— Спасибо. — Запутавшись в мыслях, Гагарка, с мокрым носком в руке, обдумал свою жизнь и характер. — Никто не сделал мне по-настоящему много хорошего, Ужасный Тартар, — наконец сказал он, — но, похоже, я сам никогда не делал ничего такого.
— Гагарка, авгур видит лицо бога и слышит его слова, потому что он никогда не знал Женщину. Сивилла, тоже, может видеть и слышать бога, при условии, что она никогда не знала Мужчину. Дети, которые, естественно, не знали их, тоже могут видеть. Это закон, установленный моей матерью, цена, которую она потребовала за дар, предложенный моему отцу. И хотя ее закон действует не на всех людей, как она намеревалась, для большей части он работает достаточно хорошо.
— Ага, понял, — сказал Гагарка.
— Лица, которыми мы обладали, будучи смертными, давно превратились в пыль, голоса, которыми мы обладали, замолчали тысячу лет назад. Никакой авгур, никакая сивилла в
— Нет, Ужасный Тартар, потому как я не могу видеть тебя.
— Ты видишь, Гагарка, ту часть меня, которую можно увидеть. То есть ничего. Слепым я вышел из чрева матери, и поэтому неспособен сформировать свое визуальное изображение. И я не могу показать тебе Священные Оттенки, которые, на самом деле, являются мыслями моих братьев и сестер перед тем, как они сформируются в Окне. Я не могу продемонстрировать тебе любое лицо, восхитительное или ужасное. Ты видишь лицо, которое я воображаю себе, когда думаю о себе. То есть ничто. Когда я уйду, ты увидишь ту светящуюся серость, о которой упоминал.
— Я б предпочел, чтоб ты немного побыл со мной, Ужасный Тартар. Если Дрофа не собирается возвернуться, я б хотел, чтобы ты побыл со мной. — Гагарка облизал губы. — Могет быть, я не должен так говорить, но учти, что я не имею в виду ничего плохого.
— Говори, Гагарка, мой ночемолец.
— Ну, ежели я могу чего-то такое сделать, чтобы помочь тебе, я сделаю.
Опять наступила тишина, длившаяся очень долго, и Гагарка испугался, что бог вернулся в Главный компьютер, — замолчал даже далекий женский голос.
— Гагарка, мой ночемолец, ты спросил, благодаря какой силе ты слышишь мои слова и понимаешь их.
— Да, что-то вроде этого, — с облегчением выдохнул он.
— Это бывает довольно часто. Закон моей матери не работает на тебе, потому что у тебя что-то не так с мозгами.
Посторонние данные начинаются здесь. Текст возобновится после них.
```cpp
template <typename T, int R, bool DIL, int NP, bool CROSS = false>
int ring_launch_np(const DiskArgs<T>& a_in, hipStream_t stream, bool probe_only, int* seg_if_launched) {
  constexpr int TW = kRingTW;
  using C = RingCfg<T, R, TW, NP>;
  constexpr auto kern = [] {
    if constexpr (CROSS) return ring_cross_kernel<R, TW, NP>;
    else return ring_kernel<T, R, DIL, TW, NP>;
  }();
  constexpr int occ = [] {
    if constexpr (CROSS) return ring_cross_occ<R, TW, NP>();
    else return (int)C::OCC;
  }();
  int resident;
  bool first;
  if (int rc = smrf_resident<kern>(TW, C::LDS_BYTES, resident, first)) return rc;
  if (first && smrf_sw().ring_debug)
    fprintf(stderr, "smrf ring: R=%d %s%s NP=%d G=%d%s LDS=%zu built for %d waves/SIMD, %d workgroups/CU resident\n", R,
            sizeof(T) == 4 ? "f32" : "f64", CROSS ? " dilate of the cross" : DIL ? " dilate" : " erode", NP, C::G, C::INPLACE ? " in-place" : "", C::LDS_BYTES,
            occ, resident);
  DiskArgs<T> a = a_in;
  const int strips = (a.cols + TW - 1) / TW;
  const int slope_env = smrf_sw().ring_slope;
  const int slope = slope_env >= 0 ? slope_env : (sizeof(T) == 4 && 256 % strips == 0 ? SMRF_RING_SLOPE_DEFAULT : 0);
  int max_rows = 0;
  if constexpr (ring_buf_on<T, R, TW, NP>()) {
    const long long rowb = (long long)a.ld * (long long)sizeof(T);
    const long long most = ((1ll << 31) - 1) / rowb - (4 * R + 4 * C::ROWS);
    if (most < C::ROWS) return smrf_fail(SMRF_E_UNSUPPORTED, "raster rows of %lld bytes are too long for this build", rowb);
    max_rows = (int)most;
  }
  const SmrfRingPlan p = smrf_ring_plan(a.out_rows, strips, R, C::ROWS, resident, smrf_sw().ring_rounds, smrf_sw().seg_rule,
                                        slope, a_in.seg, max_rows);
  a.seg = p.seg;
  a.seg_cls = p.seg_cls;
  std::copy(p.seg_first, p.seg_first + 8, a.seg_first);
  std::copy(p.seg_row0, p.seg_row0 + 8, a.seg_row0);
  std::copy(p.seg_len, p.seg_len + 8, a.seg_len);
  a.plain_tiles = smrf_sw().xcd_remap ? 0 : 1;
  if (seg_if_launched) *seg_if_launched = p.seg_cls ? p.seg_equal : p.seg;
  if (probe_only) return SMRF_OK;
  dim3 grid(strips, p.grid_y);
  hipLaunchKernelGGL(kern, grid, dim3(TW), C::LDS_BYTES, stream, a);
  SMRF_LAUNCH_CHECK();
  return SMRF_OK;
}

template <typename T, int R, bool DIL>
int ring_launch(const DiskArgs<T>& a_in, hipStream_t stream) {
  constexpr int TW = kRingTW;
  constexpr int NP = SMRF_RING_NP(T, R);
  if constexpr (ring_tuned_inplace_dual<T>(R) && SMRF_RING_INPLACE(T, R)) {
    constexpr int NPI = SMRF_RING_INPLACE_NP(T, R);
    static_assert(NPI != NP, "a dual radius needs two different instances");
    static_assert(RingCfg<T, R, TW, NPI>::INPLACE && !RingCfg<T, R, TW, NP>::INPLACE, "dual instances mixed up");
    const int mode = smrf_sw().ring_dual;
    int seg = a_in.seg;
    if (mode != 0 && a_in.seg <= 0) {
// ... 16 lines not shown
```

### neilpy_amd/csrc/ring_kernel_body.inc

```
  static_assert(!CROSS || (DIL && sizeof(T) == 4), "cross on load: the fp32 dilation only");
  using C = RingCfg<T, R, TW, NP>;
  using T2 = typename Vec2<T>::type;
  constexpr int WP = C::WP, ROWS = C::ROWS, NLEV = C::NLEV;
  static_assert(sizeof(T) == 4 || NP <= 2, "fp64 ring instances are validated for at most two row pairs per batch");
  extern __shared__ __attribute__((aligned(16))) unsigned char smrf_lds[];
  T2* const L = reinterpret_cast<T2*>(smrf_lds);

  const int tid = threadIdx.x;
  int bx, by;
  smrf_xcd_tile(!SMRF_RING_XCD_REMAP || a.plain_tiles, [&] { return a.seg_cls == 0; }, bx, by);
#ifdef SMRF_RING_DBG_CLOCK
  const unsigned long long dbg_t0 = __builtin_amdgcn_s_memtime(), dbg_q0 = __builtin_amdgcn_s_memrealtime();
#endif
#ifdef SMRF_RING_DBG_TS
  const unsigned long long dbg_ts0 = __builtin_amdgcn_s_memrealtime();
#endif
  const int x0 = bx * TW;
  const int x = x0 + tid;
  int ys, ye;
  if (a.seg_cls > 0) {
    int cls = 0;
    for (int c = 1; c < a.seg_cls; ++c) cls += by >= a.seg_first[c] ? 1 : 0;
    ys = a.out_row0 + a.seg_row0[cls] + (by - a.seg_first[cls]) * a.seg_len[cls];
    ye = min(a.out_row0 + a.out_rows, ys + a.seg_len[cls]);
    if (ys >= ye) return;
  } else {
    ys = a.out_row0 + by * a.seg;
    ye = min(a.out_row0 + a.out_rows, ys + a.seg);
  }
  constexpr int NPOS = C::NPOS, W = C::W;
  const bool has_last = tid + (NPOS - 1) * TW < W;
  int cpos[NPOS];
#pragma unroll
  for (int i = 0; i < NPOS; ++i) cpos[i] = smrf_fold(x0 - R + tid + (tid + i * TW < W ? i * TW : 0), a.cols);
  const int last_in = a.in_rows - 1;
  using H = HaloCfg<T, R, TW, NP>;
  constexpr bool BAL = H::OK;
  HaloLane hl;
  hl.wave = __builtin_amdgcn_readfirstlane(tid >> 6);
  {
    const int h = (hl.wave % H::NH) * 64 + (tid & 63);
    hl.act = BAL && h < H::HW;
    hl.pos = hl.act ? TW + h : TW;
  }
  const int hcol = smrf_fold(x0 - R + hl.pos, a.cols);
  int cposl[NPOS], cposr[NPOS], hcoll = 0, hcolr = 0;
  if constexpr (CROSS) {
#pragma unroll
    for (int i = 0; i < NPOS; ++i) { cposl[i] = smrf_fold(cpos[i] - 1, a.cols); cposr[i] = smrf_fold(cpos[i] + 1, a.cols); }
    hcoll = smrf_fold(hcol - 1, a.cols);
    hcolr = smrf_fold(hcol + 1, a.cols);
  }
  static_assert(TW == kRingTW, "the table is shared by the workgroup's four waves: workgroup barriers between the phases");
  auto phase_sync = [&]() { __syncthreads(); };
  const bool flag = a.mask != nullptr;
  const int xc = x < a.cols ? x : a.cols - 1;

  T acc[2 * R];
#pragma unroll
  for (int i = 0; i < 2 * R; ++i) acc[i] = ident<T>(DIL);

  T2 pf[NP][NPOS];
  T2 pfh[H::NJ];
  constexpr int NPX = CROSS ? (BAL ? 1 : NPOS) : 1, NJX = CROSS ? H::NJ : 1;
  T pxc[NPX][ROWS + 2], pxl[NPX][ROWS], pxr[NPX][ROWS];
  T phc[NJX][4], phl[NJX][2], phr[NJX][2];
  T outv[ROWS], lastv[ROWS];
#pragma unroll
  for (int i = 0; i < ROWS; ++i) { outv[i] = T(0); lastv[i] = T(0); }

  constexpr int DELTA = (ROWS - (2 * R) % ROWS) % ROWS;
  const int ystart = ys - R - DELTA;
  constexpr int UP = CROSS ? 1 : 0;
  RowFold rf(ystart - UP, a.img_rows);
  constexpr bool BUF = ring_buf_on<T, R, TW, NP>();
  constexpr bool RARE = C::INPLACE && SMRF_RING_RARE_OPAQUE(T, R);
  const int bi = max(0, ystart - UP - a.in_row0);
  const int bl = max(0, ys - 2 * R - DELTA - a.out_row0);
  const int bo = ys - a.out_row0;
  const unsigned rowb = (unsigned)a.ld * (unsigned)sizeof(T);
  const smrf_rsrc_t rs_in = smrf_make_rsrc(a.in + (long long)bi * a.ld);
  const smrf_rsrc_t rs_out = smrf_make_rsrc(a.out + (long long)bo * a.ld);
  const smrf_rsrc_t rs_last = smrf_make_rsrc(flag ? a.last + (long long)bl * a.ld : nullptr);
  const smrf_rsrc_t rs_mask = smrf_make_rsrc(flag ? a.mask + (long long)bo * a.ld : nullptr);
  const smrf_rsrc_t rs_when = smrf_make_rsrc(flag && a.when != nullptr ? a.when + (long long)bo * a.ld : nullptr);
  unsigned cposb[NPOS], hcolb = 0, xb = 0, xcb = 0;
  if constexpr (BUF) {
#pragma unroll
    for (int i = 0; i < NPOS; ++i) cposb[i] = (unsigned)cpos[i] * (unsigned)sizeof(T);
    hcolb = (unsigned)hcol * (unsigned)sizeof(T);
    xb = (unsigned)x * (unsigned)sizeof(T);
    xcb = (unsigned)xc * (unsigned)sizeof(T);
  }
  auto cross_fill = [&](auto&& cell) __attribute__((always_inline)) {
#pragma unroll
    for (int i = 0; i < NPX; ++i) {
      const unsigned cb = (unsigned)cpos[i] * (unsigned)sizeof(T), lb = (unsigned)cposl[i] * (unsigned)sizeof(T), rb = (unsigned)cposr[i] * (unsigned)sizeof(T);
#pragma unroll
      for (int k = 0; k < ROWS + 2; ++k) pxc[i][k] = cell(k, cpos[i], cb);
#pragma unroll
      for (int k = 0; k < ROWS; ++k) { pxl[i][k] = cell(k + 1, cposl[i], lb); pxr[i][k] = cell(k + 1, cposr[i], rb); }
    }
    if constexpr (BAL) {
      const unsigned cb = (unsigned)hcol * (unsigned)sizeof(T), lb = (unsigned)hcoll * (unsigned)sizeof(T), rb = (unsigned)hcolr * (unsigned)sizeof(T);
#pragma unroll
      for (int j = 0; j < NJX; ++j) {
        const int q = hl.wave + H::WAVES * j;
        const int pq = q < H::NQ ? q / H::NH : 0;
#pragma unroll
        for (int k = 0; k < 4; ++k) phc[j][k] = cell(2 * pq + k, hcol, cb);
#pragma unroll
        for (int k = 0; k < 2; ++k) { phl[j][k] = cell(2 * pq + 1 + k, hcoll, lb); phr[j][k] = cell(2 * pq + 1 + k, hcolr, rb); }
      }
    }
  };
  auto cross_reduce = [&]() __attribute__((always_inline)) {
    if constexpr (CROSS) {
#pragma unroll
      for (int p = 0; p < NP; ++p) {
#pragma unroll
        for (int i = 0; i < NPX; ++i) {
          pf[p][i].x = op3<false>(op3<false>(pxc[i][2 * p + 1], pxl[i][2 * p], pxr[i][2 * p]), pxc[i][2 * p], pxc[i][2 * p + 2]);
          pf[p][i].y = op3<false>(op3<false>(pxc[i][2 * p + 2], pxl[i][2 * p + 1], pxr[i][2 * p + 1]), pxc[i][2 * p + 1], pxc[i][2 * p + 3]);
        }
      }
      if constexpr (BAL) {
#pragma unroll
        for (int j = 0; j < NJX; ++j) {
          pfh[j].x = op3<false>(op3<false>(phc[j][1], phl[j][0], phr[j][0]), phc[j][0], phc[j][2]);
          pfh[j].y = op3<false>(op3<false>(phc[j][2], phl[j][1], phr[j][1]), phc[j][1], phc[j][3]);
        }
      }
    }
  };
  auto prefetch = [&]() {
    const int l0 = rf.p - a.in_row0;
    if constexpr (CROSS) {
      if (rf.p + ROWS + 2 <= rf.n && l0 >= 0 && l0 + ROWS + 1 <= last_in) {
        SMRF_MARK("prefetch");
        if constexpr (BUF) {
          const unsigned s0 = (unsigned)(l0 - bi) * rowb;
          cross_fill([&](int k, int, unsigned cb) { return smrf_buf_load(rs_in, cb, s0 + (unsigned)k * rowb, T()); });
        } else {
          const T* r0 = a.in + (long long)l0 * a.ld;
          cross_fill([&](int k, int c, unsigned) { return r0[(long long)k * a.ld + c]; });
        }
      } else {
        SMRF_MARK("rare");
        cross_fill([&](int k, int c, unsigned) {
          int l = rf.at(k) - a.in_row0;
          l = l < 0 ? 0 : (l > last_in ? last_in : l);
          return a.in[(long long)l * a.ld + smrf_rare<RARE>(c)];
        });
      }
      SMRF_MARK("prefetch");
      rf.advance(ROWS);
      return;
    }
    if (rf.p + ROWS <= rf.n && l0 >= 0 && l0 + ROWS - 1 <= last_in) {
      SMRF_MARK("prefetch");
      if constexpr (BUF) {
        const unsigned s0 = (unsigned)(l0 - bi) * rowb;
#pragma unroll
        for (int p = 0; p < NP; ++p) {
#pragma unroll
          for (int i = 0; i < (BAL ? 1 : NPOS); ++i) {
            pf[p][i].x = smrf_buf_load(rs_in, cposb[i], s0 + (unsigned)(2 * p) * rowb, T());
            pf[p][i].y = smrf_buf_load(rs_in, cposb[i], s0 + (unsigned)(2 * p + 1) * rowb, T());
          }
        }
        if constexpr (BAL) {
#pragma unroll
          for (int j = 0; j < H::NJ; ++j) {
            const int q = hl.wave + H::WAVES * j;
            const int pq = q < H::NQ ? q / H::NH : 0;
            pfh[j].x = smrf_buf_load(rs_in, hcolb, s0 + (unsigned)(2 * pq) * rowb, T());
            pfh[j].y = smrf_buf_load(rs_in, hcolb, s0 + (unsigned)(2 * pq + 1) * rowb, T());
          }
        }
      } else {
      const T* r0 = a.in + (long long)l0 * a.ld;
#pragma unroll
      for (int p = 0; p < NP; ++p) {
#pragma unroll
        for (int i = 0; i < (BAL ? 1 : NPOS); ++i) {
          pf[p][i].x = r0[(long long)(2 * p) * a.ld + cpos[i]];
          pf[p][i].y = r0[(long long)(2 * p + 1) * a.ld + cpos[i]];
        }
      }
      if constexpr (BAL) {
#pragma unroll
        for (int j = 0; j < H::NJ; ++j) {
          const int q = hl.wave + H::WAVES * j;
          const int pq = q < H::NQ ? q / H::NH : 0;
          pfh[j].x = r0[(long long)(2 * pq) * a.ld + hcol];
          pfh[j].y = r0[(long long)(2 * pq + 1) * a.ld + hcol];
        }
      }
      }
    } else {
      SMRF_MARK("rare");
#pragma unroll
      for (int p = 0; p < NP; ++p) {
        int la = rf.at(2 * p) - a.in_row0;
        int lb = rf.at(2 * p + 1) - a.in_row0;
        la = la < 0 ? 0 : (la > last_in ? last_in : la);
// ... 201 lines not shown
```

Baseline: 4409.

## Replace left/right cross-stencil loads with wave DPP shifts plus one edge load

The plus-shaped cross stencil used to load the left and right neighbour columns from global memory for every row. It now loads only the centre column plus one per-wave edge value and builds the neighbours with DPP wave shifts (row_shr/row_shl with bound control), which removes two gathered loads per row. The late cross-load schedule table and the cross NP setting for R=16 are retuned to match. The risk is correctness: the 0x138/0x130 DPP codes must give full-wave shifts whose lane 0 and lane 63 pick up the edge value, and partial tiles and the changed cpos activity condition must still map to the right columns.

Result: no change. 4410 (median of 2 runs) (+0.0%).

```diff
diff --git a/neilpy_amd/csrc/morph_incero.h b/neilpy_amd/csrc/morph_incero.h
--- a/neilpy_amd/csrc/morph_incero.h
+++ b/neilpy_amd/csrc/morph_incero.h
@@ -20,7 +20,7 @@
 inline constexpr unsigned char kIncEroCrossLate[65] = {
     0, 0, 0, 0, 0, 0, 0, 0, 0, 0, 0, 0, 0, 0, 0, 0, 0,
     0, 0, 0, 0, 0, 0, 0, 0, 0, 0, 0, 0, 0, 0, 0, 0, 0,
-    0, 0, 0, 0, 0, 1, 0, 0, 0, 0, 1, 1, 0, 0, 0, 1, 1,
+    0, 0, 0, 0, 0, 0, 0, 0, 0, 0, 1, 1, 0, 1, 1, 1, 1,
     0, 0, 0, 0, 0, 0, 0, 0, 0, 0, 0, 0, 0, 0};
 #ifndef SMRF_INCERO_MIRROR_GROUP
 #define SMRF_INCERO_MIRROR_GROUP 2
@@ -203,7 +203,8 @@
   const int ys = by * a.seg, ye = min(a.rows, ys + a.seg);
   if (ys >= ye) return;
   const int xc = x < a.cols ? x : a.cols - 1;
-  const int xl = smrf_fold(xc - 1, a.cols), xr = smrf_fold(xc + 1, a.cols);
+  const int xw = x0 + (tid & ~63);
+  const int xe = (tid & 32) == 0 ? smrf_fold(min(xw, a.cols - 1) - 1, a.cols) : smrf_fold(min(xw + 63, a.cols - 1) + 1, a.cols);
   int cpos[NPOS];
   bool act[NPOS];
 #pragma unroll
@@ -252,14 +253,14 @@
     }
     if (o0 - ROWS >= ys) store_rows(o0 - ROWS);
     const bool store = o0 >= ys;
-    T ec[ROWS + 2], el[ROWS], er[ROWS];
+    T ec[ROWS + 2], ee[ROWS];
     auto cross_loads = [&]() {
       RowFold rfe(o0 - 1, a.rows);
 #pragma unroll
       for (int j = 0; j < ROWS + 2; ++j) {
         const T* row = a.e_prev + (long long)rfe.at(j) * a.ld;
         ec[j] = row[xc];
-        if (j >= 1 && j <= ROWS) { el[j - 1] = row[xl]; er[j - 1] = row[xr]; }
+        if (j >= 1 && j <= ROWS) ee[j - 1] = row[xe];
       }
     };
     if constexpr (!C::LATE)
@@ -325,7 +326,7 @@
       if constexpr (C::LATE) cross_loads();
 #pragma unroll
       for (int j = 0; j < ROWS; ++j) {
-        T m = op3<false>(ec[j + 1], el[j], er[j]);
+        T m = op3<false>(ec[j + 1], wave_lower(ec[j + 1], ee[j]), wave_upper(ec[j + 1], ee[j]));
         m = op3<false>(m, ec[j], ec[j + 2]);
         if constexpr (N > 0) m = op2<false>(m, acc[j]);
         outv[j] = m;
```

— Ага, — кивнул Гагарка, — я знаю. Я грохнулся с нашего фаллоса, когда в него попала граната, и, похоже, приземлился на голову. И сейчас мне как-то все равно, что Дрофа здесь и разговаривает со мной, хотя он дохлый. В старину, я знаю, такое бывало. И Сиськи, я о ней тоже не волнуюсь, хотя вроде бы должен. Я люблю ее, а этот парень, Тур, возможно, пытается залезть на нее прямо сейчас, но она все одно шлюха. — Гагарка пожал плечами. — Надеюсь только, он не сделает ей ничего плохого.
— Ты не можешь жить в этих туннелях, Гагарка, мой ночемолец. Здесь нет еды, для тебя.
— Я и Дрофа, мы попытаемся сбежать отсюда, как только я найду его, — пообещал Гагарка.
— Если бы я вселился в тебя, я бы смог тебя вылечить.
— Давай, вперед.
— Но, Гагарка, мы будем слепыми. Слепыми, как я. У меня никогда не было своих глаз, и поэтому я не смогу глядеть твоими. Но я пойду с тобой, поведу тебя и, если смогу, использую твое тело, чтобы вылечить тебя. Погляди на меня, Гагарка.
— Не на что глядеть, — запротестовал Гагарка.
Но было: запинающийся свет наполнил его такой надеждой, такими удовольствием и ощущением чуда, что Гагарка согласился бы не видеть больше ничего, если бы мог видеть его вечно.
* * *
— Если ты действительно патера Шелк, — сказала ему юная женщина на баррикаде, — они убьют тебя в ту же минуту, как только ты шагнешь отсюда.
— Нет шаг, — пробормотал Орев и повторил: — Нет шаг.
— Вполне возможно, — уступил Шелк. — На самом деле почти наверняка убьют, если ты не захочешь мне помочь.
— Если ты Шелк, тебе ничего не надо просить у меня или моих людей. — Она тревожно оглядела худое аскетическое лицо, освещенное ярким небосветом. — Если ты Шелк, ты — наш командир, и даже генерал Мята должна выполнять твои приказы. Просто прикажи нам, и мы будем обязаны сделать все, что ты нам скажешь.